“轰隆”一声巨响, 手术室门轰然倒塌。
裴野望沉着脸快步走入手术室里,只见手术室里一片狼藉。
苏婉歪倒在手术台旁昏迷不醒,晏绥和那个不知名存在也已经彻底不见踪影。
空气中还残留着微妙又疯狂的气息, 肆意地宣泄着存在感,粘滞得让人无法呼吸。
裴野望眉头狠狠皱起, 快步走到手术台前, 伸出手轻轻摩挲手术台, 细细感应上面残留的波动和气息。

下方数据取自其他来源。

template <int ITEMS, bool HW, int VAR>
static int launch_rank_reg_variant(const float *pdist, int64_t ldp, int64_t q, int n, void *rank, int idx64, int64_t ldr,
                                   const uint32_t *skew_flag, hipStream_t s)
{
    const size_t lds = rr_region0_bytes<ITEMS, HW, VAR>() + 32 * sizeof(uint32_t) + (size_t)RR_THREADS * ITEMS * sizeof(uint16_t);
    static_assert(rr_region0_bytes<ITEMS, HW, VAR>() + 32 * sizeof(uint32_t) + (size_t)RR_THREADS * ITEMS * sizeof(uint16_t) <= 160 * 1024, "LDS of one CU");
    static const bool profile = tuning_env("SE_RR_PROFILE") != nullptr;
    auto kern = (kTuning && profile) ? rank_rows_reg_kernel<ITEMS, kTuning && (ITEMS == 98), HW, VAR> : rank_rows_reg_kernel<ITEMS, false, HW, VAR>;
    static const Resident res = rank_resident((const void *)kern, lds);
    if (res.err != hipSuccess) return fail(SE_ERR_HIP, "se_rank_rows: kernel set-up failed: %s", hipGetErrorString(res.err));
    int64_t grid = res.grid;
    if (grid > q) grid = q;
    const size_t esz = rank_idx_bytes(idx64);
    const int vec_ok = ((((uintptr_t)rank) & 15) == 0) && ((ldr * esz) % 16 == 0);
    unsigned long long *prof = nullptr;
    if (profile && ITEMS == 98) {
        SE_HIP_CHECK(hipMalloc((void **)&prof, 36 * sizeof(unsigned long long)));
        SE_HIP_CHECK(hipMemsetAsync(prof, 0, 36 * sizeof(unsigned long long), s));
    }
    hipLaunchKernelGGL(kern, dim3((unsigned)grid), dim3(RR_THREADS), lds, s, pdist, ldp, q, n, rank, ldr, idx64, vec_ok, prof, skew_flag, RankSeg{0, 0, nullptr, 0});
    SE_LAUNCH_CHECK();
    if (prof) {
        unsigned long long h[36];
        SE_HIP_CHECK(hipStreamSynchronize(s));
        SE_HIP_CHECK(hipMemcpy(h, prof, sizeof(h), hipMemcpyDeviceToHost));
        SE_HIP_CHECK(hipFree(prof));
        static const char *names[12] = {"load", "rank", "scan", "dest", "idx-write", "idx-read", "key-exchange", "write-out", "image-map|window-map", "tag-scan|window-max", "repair|window-barrier-1", "window-count"};
        double tot = 0;
        for (int i = 0; i < 12; i++) tot += (double)h[i];
        if (tot > 0) {
            fprintf(stderr, "[se_rank_rows profile] ITEMS=%d hw=%d peel=%d grid=%lld:", ITEMS, (int)HW, VAR, (long long)grid);
            for (int i = 0; i < 12; i++) fprintf(stderr, " %s %.1f%%", names[i], 100.0 * (double)h[i] / tot);
            fprintf(stderr, "  (%.0f cycles per row; wave 0 of every workgroup, timestamps behind the phases' own barriers)", tot / (double)q);
            fprintf(stderr, "\n");
        }
    }
    return SE_OK;
}

template <int ITEMS>
static int launch_rank_reg(const float *pdist, int64_t ldp, int64_t q, int n, void *rank, int idx64, int64_t ldr, bool hw, void *scratch,
                           hipStream_t s)
{
    if (!hw) return launch_rank_reg_variant<ITEMS, false, 0>(pdist, ldp, q, n, rank, idx64, ldr, nullptr, s);
    constexpr bool wide = (size_t)RR_THREADS * ITEMS * sizeof(uint16_t) >= (size_t)RR_WAVES * RR_WIDE_WORDS * sizeof(uint32_t);
    constexpr bool two_ok = wide;
    constexpr bool img_ok = wide && ITEMS <= RR_IMG_MAX_ITEMS;
    static const char *force = tuning_env("SE_RANK_PEEL");
    if (force || !scratch) {
        if (force && force[0] == '1') return launch_rank_reg_variant<ITEMS, true, 1>(pdist, ldp, q, n, rank, idx64, ldr, nullptr, s);
        if (force && force[0] == '2' && two_ok) return launch_rank_reg_variant<ITEMS, true, two_ok ? 2 : 0>(pdist, ldp, q, n, rank, idx64, ldr, nullptr, s);
        if (force && force[0] == '3' && img_ok) return launch_rank_reg_variant<ITEMS, true, img_ok ? 3 : 0>(pdist, ldp, q, n, rank, idx64, ldr, nullptr, s);
        return launch_rank_reg_variant<ITEMS, true, 0>(pdist, ldp, q, n, rank, idx64, ldr, nullptr, s);
    }
    uint32_t *flag = (uint32_t *)scratch + 16;
    const int top_shift = wide ? 20 : 2 * RR_HW_BITS;
    hipLaunchKernelGGL(rank_skew_detect_kernel, dim3(1), dim3(256), 0, s, pdist, ldp, q, n, top_shift, (two_ok ? 1 : 0) | (img_ok ? 2 : 0), flag);
    SE_LAUNCH_CHECK();
    int rc = launch_rank_reg_variant<ITEMS, true, 0>(pdist, ldp, q, n, rank, idx64, ldr, flag, s);
    if (rc != SE_OK) return rc;
    rc = launch_rank_reg_variant<ITEMS, true, 1>(pdist, ldp, q, n, rank, idx64, ldr, flag, s);
    if (rc != SE_OK) return rc;
    if (two_ok) rc = launch_rank_reg_variant<ITEMS, true, two_ok ? 2 : 0>(pdist, ldp, q, n, rank, idx64, ldr, flag, s);
    if (rc != SE_OK || !img_ok) return rc;
    return launch_rank_reg_variant<ITEMS, true, img_ok ? 3 : 0>(pdist, ldp, q, n, rank, idx64, ldr, flag, s);
}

指虎上的尖刺也在半空中扭曲蠕动着, 仿佛舔舐品味着什么。
半晌, 他睁开眼, 黑沉的眼里闪过一道厉光。
还能追!
他倏然抬起手,沿着空气中某种难以言说的波动,摸索到一处即将消失的微小缝隙, 随后双手扒住缝隙, 用力向两边撕开。
一道漆黑如墨的深邃裂隙横贯在手术台上方, 裴野望气势极强地抬腿一迈, 直接踏入裂隙之中。

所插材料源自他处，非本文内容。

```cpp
void launch_export_geometry(int P, GeomView g, float* depths, float* means2D, float* conic_opacity, float* rgb,
                            uint32_t* tiles_touched, uint8_t* clamped, float* cov3D, hipStream_t s)
{
    hipLaunchKernelGGL(export_geometry_kernel, dim3((P + 255) / 256), dim3(256), 0, s, P, g, depths, means2D, conic_opacity, rgb,
                       tiles_touched, clamped, cov3D);
}

}
```

Baseline: 5500 iters/s.

## Store SH gradient factors instead of full dSH rows in fused preprocess backward

In the fused staged-SH path, each thread now writes 19 factors (16 SH basis values plus 3 clamped color gradients) into a separate LDS area instead of the full 48-float dSH row. The SH gradient is rebuilt from these factors when writing dL_dsh and inside the fused AdamW update. The AdamW step also takes parameter values for active parts from the already staged LDS SH copy, so it only loads them from global memory for parts above the active degree. This cuts LDS writes and global parameter reads, but the LDS layout is resized and the launch size and occupancy query now go through a new helper function.

Result: no change. 5539 iters/s (median of 6 runs) (+0.7%).

```diff
diff --git a/moss_amd/csrc/preprocess.hip b/moss_amd/csrc/preprocess.hip
--- a/moss_amd/csrc/preprocess.hip
+++ b/moss_amd/csrc/preprocess.hip
@@ -696,6 +696,14 @@
 constexpr int SH_ROW = 49;
 constexpr int GATHER_CAP = 320;
 constexpr int GATHER_WORDS = GATHER_CAP + 64 * 9;
+constexpr int FAC_ROW = 21;
+static_assert(64 * FAC_ROW >= GATHER_WORDS, "the factor rows of a wave cover its gather area");
+constexpr size_t prebwd_lds_bytes(int threads, bool stage, bool fused)
+{
+    return (stage ? (size_t)threads * SH_ROW * sizeof(float) : 0) +
+           ((stage && fused) ? (size_t)threads * FAC_ROW * sizeof(float) : (size_t)((threads + 63) / 64) * GATHER_WORDS * 4);
+}
+static_assert(prebwd_lds_bytes(64, true, true) <= 20 * 1024, "the fused per-Gaussian backward: at most 20 KB of LDS per 64-thread block");
 template <bool STAGE_SH, bool FUSED, int LPG_L2 >
 __global__ void __launch_bounds__(256) __attribute__((amdgpu_waves_per_eu(2)))
 preprocess_backward_kernel(int P, int D, int M, float tan_fovx, float tan_fovy, float h_x, float h_y, float mean2d_sx, float mean2d_sy,
@@ -727,6 +735,8 @@
 #define PRSTAMP(i) if (g_stamps_dev && threadIdx.x == 0) g_stamps_dev[(size_t)blockIdx.x * 16 + (i)] = __builtin_amdgcn_s_memrealtime()
     PSTAMP(0); PRSTAMP(13);
     float* const s_dsh = s_sh;
+    constexpr bool FACTORS = STAGE_SH && FUSED;
+#define s_fac (s_sh + blockDim.x * SH_ROW)
     const int gl2 = (raw >> 12) & 7;
 #define rows_used ((int)blockDim.x >> LPG_L2)
     constexpr int lpg_l2 = LPG_L2;
@@ -1046,6 +1056,7 @@
 
     float* dsh = STAGE_SH ? &s_dsh[threadIdx.x * SH_ROW]
                           : ((M > 0 && dL_dsh != nullptr) ? dL_dsh + (size_t)idx * M * 3 : nullptr);
+    float* const fac = FACTORS ? &s_fac[threadIdx.x * FAC_ROW] : nullptr;
 
     if (visible) {
         const float3 xc = make_float3(in_x[0], in_x[1], in_x[2]);
@@ -1088,15 +1099,20 @@
                 }
             }
             float ddx = 0.f, ddy = 0.f, ddz = 0.f;
+            if constexpr (FACTORS) {
+#pragma unroll
+                for (int k = 0; k < 16; k++) fac[k] = k < used ? basis[k] : 0.0f;
+                fac[16] = gc[0]; fac[17] = gc[1]; fac[18] = gc[2];
+            }
 #pragma unroll
             for (int k = 0; k < 16; k++) {
                 if (k < used) {
                     const float sk = sh[3 * k] * gc[0] + sh[3 * k + 1] * gc[1] + sh[3 * k + 2] * gc[2];
-                    dsh[3 * k] = basis[k] * gc[0]; dsh[3 * k + 1] = basis[k] * gc[1]; dsh[3 * k + 2] = basis[k] * gc[2];
+                    if constexpr (!FACTORS) { dsh[3 * k] = basis[k] * gc[0]; dsh[3 * k + 1] = basis[k] * gc[1]; dsh[3 * k + 2] = basis[k] * gc[2]; }
                     ddx += gbx[k] * sk; ddy += gby[k] * sk; ddz += gbz[k] * sk;
                 }
             }
-            for (int k = used; k < M; k++) { dsh[3 * k] = 0.0f; dsh[3 * k + 1] = 0.0f; dsh[3 * k + 2] = 0.0f; }
+            if constexpr (!FACTORS) for (int k = used; k < M; k++) { dsh[3 * k] = 0.0f; dsh[3 * k + 1] = 0.0f; dsh[3 * k + 2] = 0.0f; }
             const float nd = x * ddx + y * ddy + z * ddz, il = 1.0f / vlen;
             dmean[0] += (ddx - x * nd) * il; dmean[1] += (ddy - y * nd) * il; dmean[2] += (ddz - z * nd) * il;
         }
@@ -1115,10 +1131,17 @@
             for (int c = 0; c < 3; c++) dmean[c] = Tm[c] * gp[0] + Tm[3 + c] * gp[1] + Tm[6 + c] * gp[2];
             dpose_t[0] = gp[0]; dpose_t[1] = gp[1]; dpose_t[2] = gp[2];
         }
+    } else if constexpr (FACTORS) {
+#pragma unroll
+        for (int k = 0; k < 19; k++) fac[k] = 0.0f;
     } else if (dsh != nullptr) {
         for (int k = 0; k < 3 * M; k++) dsh[k] = 0.0f;
     }
     if (visible && dsh != nullptr && shs == nullptr) {
+        if constexpr (FACTORS) {
+#pragma unroll
+            for (int k = 0; k < 19; k++) fac[k] = 0.0f;
+        } else
         for (int k = 0; k < 3 * M; k++) dsh[k] = 0.0f;
     }
 
@@ -1171,6 +1194,31 @@
     PSTAMP(5);
     if (STAGE_SH) {
         __syncthreads();
+        auto sh_factor_grads = [&](int row, int part, float (&gq)[4]) {
+            const float* fr = &s_fac[row * FAC_ROW];
+            const int r0 = part % 3, b0 = (4 * part) / 3, i_end = 3 * (D + 1) * (D + 1);
+            const float ba = fr[b0], bb = fr[b0 + 1], ca = fr[16], cb = fr[17], cc = fr[18];
+#pragma unroll
+            for (int e = 0; e < 4; e++) {
+                const int t = r0 + e, tc = t < 3 ? t : t - 3;
+                const float gv = __fmul_rn(t < 3 ? ba : bb, tc == 0 ? ca : tc == 1 ? cb : cc);
+                gq[e] = 4 * part + e < i_end ? gv : 0.0f;
+            }
+        };
+        if constexpr (FACTORS) {
+            if (dL_dsh != nullptr) {
+                float4* dst = reinterpret_cast<float4*>(dL_dsh);
+                const int n_write = (raw & SH_GRAD_ACTIVE_ONLY) ? na_D : 12;
+                for (int f = threadIdx.x; f < (LPG_L2 == 0 ? (int)blockDim.x : rows_used) * 12; f += blockDim.x) {
+                    const int gi = gaussian_of_row((f / 12) << lpg_l2);
+                    if (gi < P && (f % 12) < n_write) {
+                        float gq[4];
+                        sh_factor_grads((f / 12) << lpg_l2, f % 12, gq);
+                        dst[(size_t)gi * 12 + (size_t)(f % 12)] = make_float4(gq[0], gq[1], gq[2], gq[3]);
+                    }
+                }
+            }
+        } else
         if (dL_dsh != nullptr) {
             float4* dst = reinterpret_cast<float4*>(dL_dsh);
             const int n_write = (raw & SH_GRAD_ACTIVE_ONLY) ? na_D : 12;
@@ -1182,7 +1230,7 @@
                 }
             }
         }
-        if (fa_on && (fa.tensors & OPT_SH)) {
+        if constexpr (FACTORS) if (fa_on && (fa.tensors & OPT_SH)) {
             const float ib1 = 1.0f / fa_bc1, ib2 = 1.0f / fa_bc2_sqrt;
             float4* const pw = reinterpret_cast<float4*>(fa.p[1]);
             float4* const mw = reinterpret_cast<float4*>(fa.m[1]);
@@ -1192,27 +1240,43 @@
             const __amdgpu_buffer_rsrc_t rs_fp = __builtin_amdgcn_make_buffer_rsrc((void*)fa.p[1], 0, 0xffffff00u, 0x00020000u);
             const int n_act = fa.sh_active_parts;
             const bool skip_rest = fa.sh_inactive_zero != 0;
+            const bool p_above = na_D < 12 && (n_act > na_D || !skip_rest);
 #pragma unroll
             for (int j = 0; j < SH_J; j++) {
                 const int f = (int)threadIdx.x + j * (int)blockDim.x, part = f % 12;
                 const size_t a = (size_t)min(gaussian_of_row(LPG_L2 == 0 ? f / 12 : (min(f / 12, rows_used - 1) << lpg_l2)), P - 1) * 12 + (size_t)part;
                 const uint32_t o = (uint32_t)a * 16u;
-                const v4f_sh pq = __builtin_amdgcn_raw_buffer_load_b128(rs_fp, (part < n_act || !skip_rest) ? o : SH_OOB, 0, 0);
-                p4[j] = make_float4(pq.x, pq.y, pq.z, pq.w);
                 if (j >= FA_HOIST) {
                     const v4f_sh mq = __builtin_amdgcn_raw_buffer_load_b128(rs_fm, part < n_act ? o : SH_OOB, 0, 0);
                     const v4f_sh vq = __builtin_amdgcn_raw_buffer_load_b128(rs_fv, part < n_act ? o : SH_OOB, 0, 0);
                     m4[j] = make_float4(mq.x, mq.y, mq.z, mq.w); v4[j] = make_float4(vq.x, vq.y, vq.z, vq.w);
                 }
+                p4[j] = make_float4(0.f, 0.f, 0.f, 0.f);
+            }
+            if (p_above) {
+#pragma unroll
+                for (int j = 0; j < SH_J; j++) {
+                    const int f = (int)threadIdx.x + j * (int)blockDim.x, part = f % 12;
+                    const size_t a = (size_t)min(gaussian_of_row(LPG_L2 == 0 ? f / 12 : (min(f / 12, rows_used - 1) << lpg_l2)), P - 1) * 12 + (size_t)part;
+                    const v4f_sh pq = __builtin_amdgcn_raw_buffer_load_b128(rs_fp, (part >= na_D && (part < n_act || !skip_rest)) ? (uint32_t)a * 16u : SH_OOB, 0, 0);
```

无尽虚空之中,有什么无形的波动从红纹触手团急速远离的来处遥遥传来。
被裹在触手中的晏绥眼睫微颤,手指抽动了一下,下意识地往波动的方向偏了偏。
然而更多冰冷黏腻的触手却裹了上来, 隔绝一切外界的声息,带着无知无觉的他穿越无尽的时空, 加快速度朝着未知的方向而去。
……
晏绥感觉自己在做梦。
他眼眸半敛着,神志介于清醒和朦胧之间, 想挣扎着醒来, 却又懒洋洋地提不起劲。
这种感觉非常奇妙,他整个人似是漂浮在一片无垠的深海之中, 星光在他身下漂浮涌动,无数形貌诡异的生物在他上方向前浮游。

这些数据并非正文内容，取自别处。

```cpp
template <int NT>
__global__ __launch_bounds__(NT, B2_PER_CU * NT / 256) void k_rbin2(uint32_t S, uint32_t F, Tables tb, uint32_t* __restrict__ meta,
                                                 const uint32_t* __restrict__ m_is, const uint32_t* __restrict__ m_bb,
                                                 const uint32_t* __restrict__ m_bt,
                                                 const uint32_t* __restrict__ rec32, uint16_t* __restrict__ rec16,
                                                 int64_t* __restrict__ sumfix, int pass) {
  constexpr int PT = (int)ITEM2 / NT;
  constexpr int PG = PT / 4;
  __shared__ __attribute__((aligned(16))) uint32_t smem[rbin2_lds() / 4];
  unsigned long long* lsum = reinterpret_cast<unsigned long long*>(smem);
  uint2* lut3 = reinterpret_cast<uint2*>(lsum + 2048);
  uint2* ocx = lut3 + LUT2_N;
  uint32_t* cnt = reinterpret_cast<uint32_t*>(ocx + 2 * B2_KEYS);
  uint32_t* stage = cnt + B2_KEYS + 64;
  const MetaLayout L = meta_layout(F);
  uint32_t* hdr = meta + L.hdr();
  if (pass == 1 && __builtin_amdgcn_readfirstlane(hdr[H_REDO2]) == 0u) return;
  const uint32_t nitems = hdr[H_ITEMS];
  const uint32_t i0 = (uint32_t)(((uint64_t)blockIdx.x * nitems) / gridDim.x);
  const uint32_t i1 = (uint32_t)(((uint64_t)(blockIdx.x + 1) * nitems) / gridDim.x);
  if (i0 >= i1) return;
  const uint32_t FS = (F + ST_TILES - 1) / ST_TILES;
  uint32_t* kcnt = meta + L.kcnt();
  const uint32_t* kbase = meta + L.kbase();
  const uint32_t* kcap = meta + L.kcap();
  const int lane = lane_id(), wv = threadIdx.x >> 6;
  for (int i = threadIdx.x; i < LUT2_N; i += NT) lut3[i] = tb.lut3[i];
  for (int i = threadIdx.x; i < 2048; i += NT) lsum[i] = 0ull;
  for (int i = threadIdx.x; i < B2_KEYS; i += NT) cnt[i] = 0u;
  uint32_t jl = 0, jh = FS;
  while (jh - jl > 1) {
    const uint32_t mid = (jl + jh) >> 1;
    if (m_is[mid] <= i0) jl = mid; else jh = mid;
  }
  __syncthreads();
  uint32_t jn = jl;
  auto item_range = [&](uint32_t item, uint32_t& j, uint32_t& a, uint32_t& e) {
    while (m_is[jn + 1] <= item) jn = __builtin_amdgcn_readfirstlane(jn + 1);
    j = jn;
    const uint32_t bb = m_bb[jn];
    a = bb + (item - m_is[jn]) * ITEM2;
    e = min(a + ITEM2, bb + m_bt[jn]);
  };
  auto load = [&](uint32_t a, uint32_t e, uint4 (&x)[PG]) {
#pragma unroll
    for (int g = 0; g < PG; ++g) {
      const uint32_t idx = a + 4u * ((uint32_t)g * NT + threadIdx.x);
      x[g] = *reinterpret_cast<const uint4*>(rec32 + (idx < e ? idx : a));
    }
  };
  uint32_t cur_j = 0xFFFFFFFFu;
  auto flush = [&](uint32_t jj) {
    for (int i = threadIdx.x; i < 2048; i += NT) {
      const unsigned long long v = lsum[i];
      const uint32_t s = jj * 2048u + (uint32_t)i;
      if (v && s < S) atomicAdd(reinterpret_cast<unsigned long long*>(&sumfix[s]), v);
      lsum[i] = 0ull;
    }
  };
  if (pass == 0 && __builtin_amdgcn_readfirstlane(hdr[H_COUNT2]) != 0u) {
    uint32_t j, a, e;
    item_range(i0, j, a, e);
    uint4 x[PG];
    load(a, e, x);
    for (uint32_t item = i0; item < i1; ++item) {
      const uint32_t cj = j, ctot = e - a;
      uint4 xn[PG];
      if (item + 1 < i1) item_range(item + 1, j, a, e);
      load(a, e, xn);
      if (cj != cur_j) {
        if (cur_j != 0xFFFFFFFFu) {
          __syncthreads();
          flush(cur_j);
        }
        cur_j = cj;
        __syncthreads();
      }
#pragma unroll
      for (int g = 0; g < PG; ++g) {
        const uint32_t rr[4] = {x[g].x, x[g].y, x[g].z, x[g].w};
#pragma unroll
        for (int q = 0; q < 4; ++q) {
          const uint32_t p = rr[q] & 0x1FFFFFu;
          const bool valid = 4u * ((uint32_t)g * NT + threadIdx.x) + (uint32_t)q < ctot;
          atomicAdd(&cnt[valid ? rr[q] >> 25 : (uint32_t)B2_KEYS + (uint32_t)lane], 1u);
          atomicAdd(&lsum[(rr[q] >> 21) & 2047u], (unsigned long long)((valid && p < V_ESC) ? p : 0u));
        }
      }
      __syncthreads();
      if (wv < 2) {
        const uint32_t rk = (uint32_t)wv * 64u + (uint32_t)lane;
        const uint32_t rc = cnt[rk];
        if (rc) atomicAdd(&kcnt[cj * (uint32_t)B2_KEYS + rk], rc);
        cnt[rk] = 0u;
      }
      __syncthreads();
#pragma unroll
      for (int g = 0; g < PG; ++g) x[g] = xn[g];
    }
    __syncthreads();
    flush(cur_j);
    return;
  }
  auto write_out = [&](int bb, uint32_t total) {
    const uint32_t* st = stage + bb * ITEM2;
    const uint2* oc = ocx + bb * B2_KEYS;
    constexpr int WB = 4;
#pragma unroll
    for (int k0 = 0; k0 < PT; k0 += WB) {
      uint32_t x[WB];
      uint2 o[WB];
#pragma unroll
      for (int j = 0; j < WB; ++j) x[j] = st[(uint32_t)wv * (PT * 64) + (uint32_t)(k0 + j) * 64 + (uint32_t)lane];
#pragma unroll
      for (int j = 0; j < WB; ++j) o[j] = oc[(x[j] >> 16) & (B2_KEYS - 1)];
#pragma unroll
      for (int j = 0; j < WB; ++j) {
        const uint32_t i = (uint32_t)wv * (PT * 64) + (uint32_t)(k0 + j) * 64 + (uint32_t)lane;
        if (i < total && o[j].y != INVALID) rec16[o[j].y + (i - o[j].x)] = (uint16_t)(x[j] & 0xFFFFu);
      }
      __builtin_amdgcn_sched_barrier(0);
    }
  };
  uint32_t j, a, e;
  item_range(i0, j, a, e);
  uint4 x[PG];
  load(a, e, x);
  uint32_t prev_total = 0;
#ifdef L5DH_PHASES
  unsigned long long ph2[5] = {0, 0, 0, 0, 0}, ph2_t = wall_clock64();
#define PH2_MARK(k)                                  \
  if (threadIdx.x == 0) {                            \
    const unsigned long long ph_n = wall_clock64();  \
    ph2[k] += ph_n - ph2_t;                          \
    ph2_t = ph_n;                                    \
  }
#else
#define PH2_MARK(k)
#endif
// ... 298 lines not shown
```
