class HSLayerNorm(nn.LayerNorm):

    def forward(self, x, residual=None, row_scale=None, drop_p=0.0):
        assert self.elementwise_affine and len(self.normalized_shape) == 1 and abs(self.eps - 1e-5) < 1e-12
        return ops.layer_norm(x, self.weight, self.bias, residual, row_scale=row_scale, drop_p=drop_p)


def _make_norm(norm_layer, dim):
    return HSLayerNorm(dim) if norm_layer is nn.LayerNorm else norm_layer(dim)


class HSLinear(nn.Linear):

    def forward(self, x):
        return ops.linear(x, self.weight, self.bias)

    def forward_passthrough(self, x):
        return ops.linear_passthrough(x, self.weight, self.bias)

    def forward_residual(self, x, residual):
        return ops.linear_residual(x, self.weight, self.bias, residual)


class DropPath(nn.Module):

    def __init__(self, drop_prob=0.0):
        super().__init__()
        self.drop_prob = float(drop_prob)

    def sample_scale(self, batch, device):
        if self.drop_prob == 0.0 or not self.training:
            return None
        keep = 1.0 - self.drop_prob
        return torch.empty(batch, dtype=torch.float32, device=device).bernoulli_(keep).div_(keep)

    def forward(self, x):
        rs = self.sample_scale(x.shape[0], x.device)
        if rs is None:
            return x
        return x * rs.to(x.dtype).view((x.shape[0],) + (1,) * (x.dim() - 1))


class Mlp(nn.Module):

    def __init__(self, in_features, hidden_features=None, out_features=None, act_layer=nn.GELU, drop=0.0):
        super().__init__()
        self.fc1 = HSLinear(in_features, hidden_features or in_features)
        self.act = act_layer()
        self.fc2 = HSLinear(hidden_features or in_features, out_features or in_features)
        self.drop = nn.Dropout(drop)

    def forward(self, x, apply_out_drop=True, residual_alias=False, residual=None):
        exact_gelu = isinstance(self.act, nn.GELU) and getattr(self.act, "approximate", "none") == "none"
        if exact_gelu and x.dtype in (torch.bfloat16, torch.float32) and x.is_cuda:
            out = ops.mlp(x, self.fc1.weight, self.fc1.bias, self.fc2.weight, self.fc2.bias,
                          drop_p=self.drop.p if self.training else 0.0, passthrough=residual_alias, residual=residual)
            y, x_res = out if residual_alias else (out, None)
        elif residual is not None:
            return self.fc2(self.drop(self.act(self.fc1(x)))) + residual
        else:
            x_res = None
            if residual_alias:
                h, x_res = self.fc1.forward_passthrough(x)
            else:
                h = self.fc1(x)
            y = self.fc2(self.drop(self.act(h)))
        y = self.drop(y) if apply_out_drop else y
        return (y, x_res) if residual_alias else y


def _labels_from_dense_mask(mask):
    m = mask.detach().cpu()
    nW, Ws, _ = m.shape
    same = m == 0
    labels = same.to(torch.uint8).argmax(dim=2).to(torch.uint8)
    rebuilt = (labels[:, :, None] != labels[:, None, :]).to(m.dtype) * (-100)
    if not torch.equal(rebuilt.to(torch.float32), m.to(torch.float32)):
        raise NotImplementedError("WindowAttention mask is not a {0,-100} region mask; dense masks are not supported")
    return labels.reshape(-1).contiguous()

细碎又怪异的呓语声在他耳边喃喃地诉说着难懂的内容,又似温柔的诱哄,诱他往更深的地方沉眠。
……但是,不行。
虽然不知缘由,但晏绥觉得自己不能就在这里睡去。
如果在这里睡去了,他就会……
突然,一股极其微小的波动不知从何处传来,就像是神经末梢上传递而来的电流,微小而清晰。
晏绥微微战栗,下意识地追逐着那股波动而去。
在那股波动消失之际,他努力伸出手,终于用力地触及到了它。
一点微弱到几乎不可见的光,在指尖处瞬间放大,将晏绥包围。
……
在迷蒙的白光透过眼皮映入意识之前,晏绥先感受到了皮肤上莫名的冰凉和滑腻。
有什么细长的东西贴在他的皮肤上,顺着他的腿一点一点蜿蜒而上,似是冰冷的毒蛇,又似不知名巨怪的舔舐,一点一点顺着皮肤往上爬行,滑过细长的小腿,再滑过紧绷的大腿……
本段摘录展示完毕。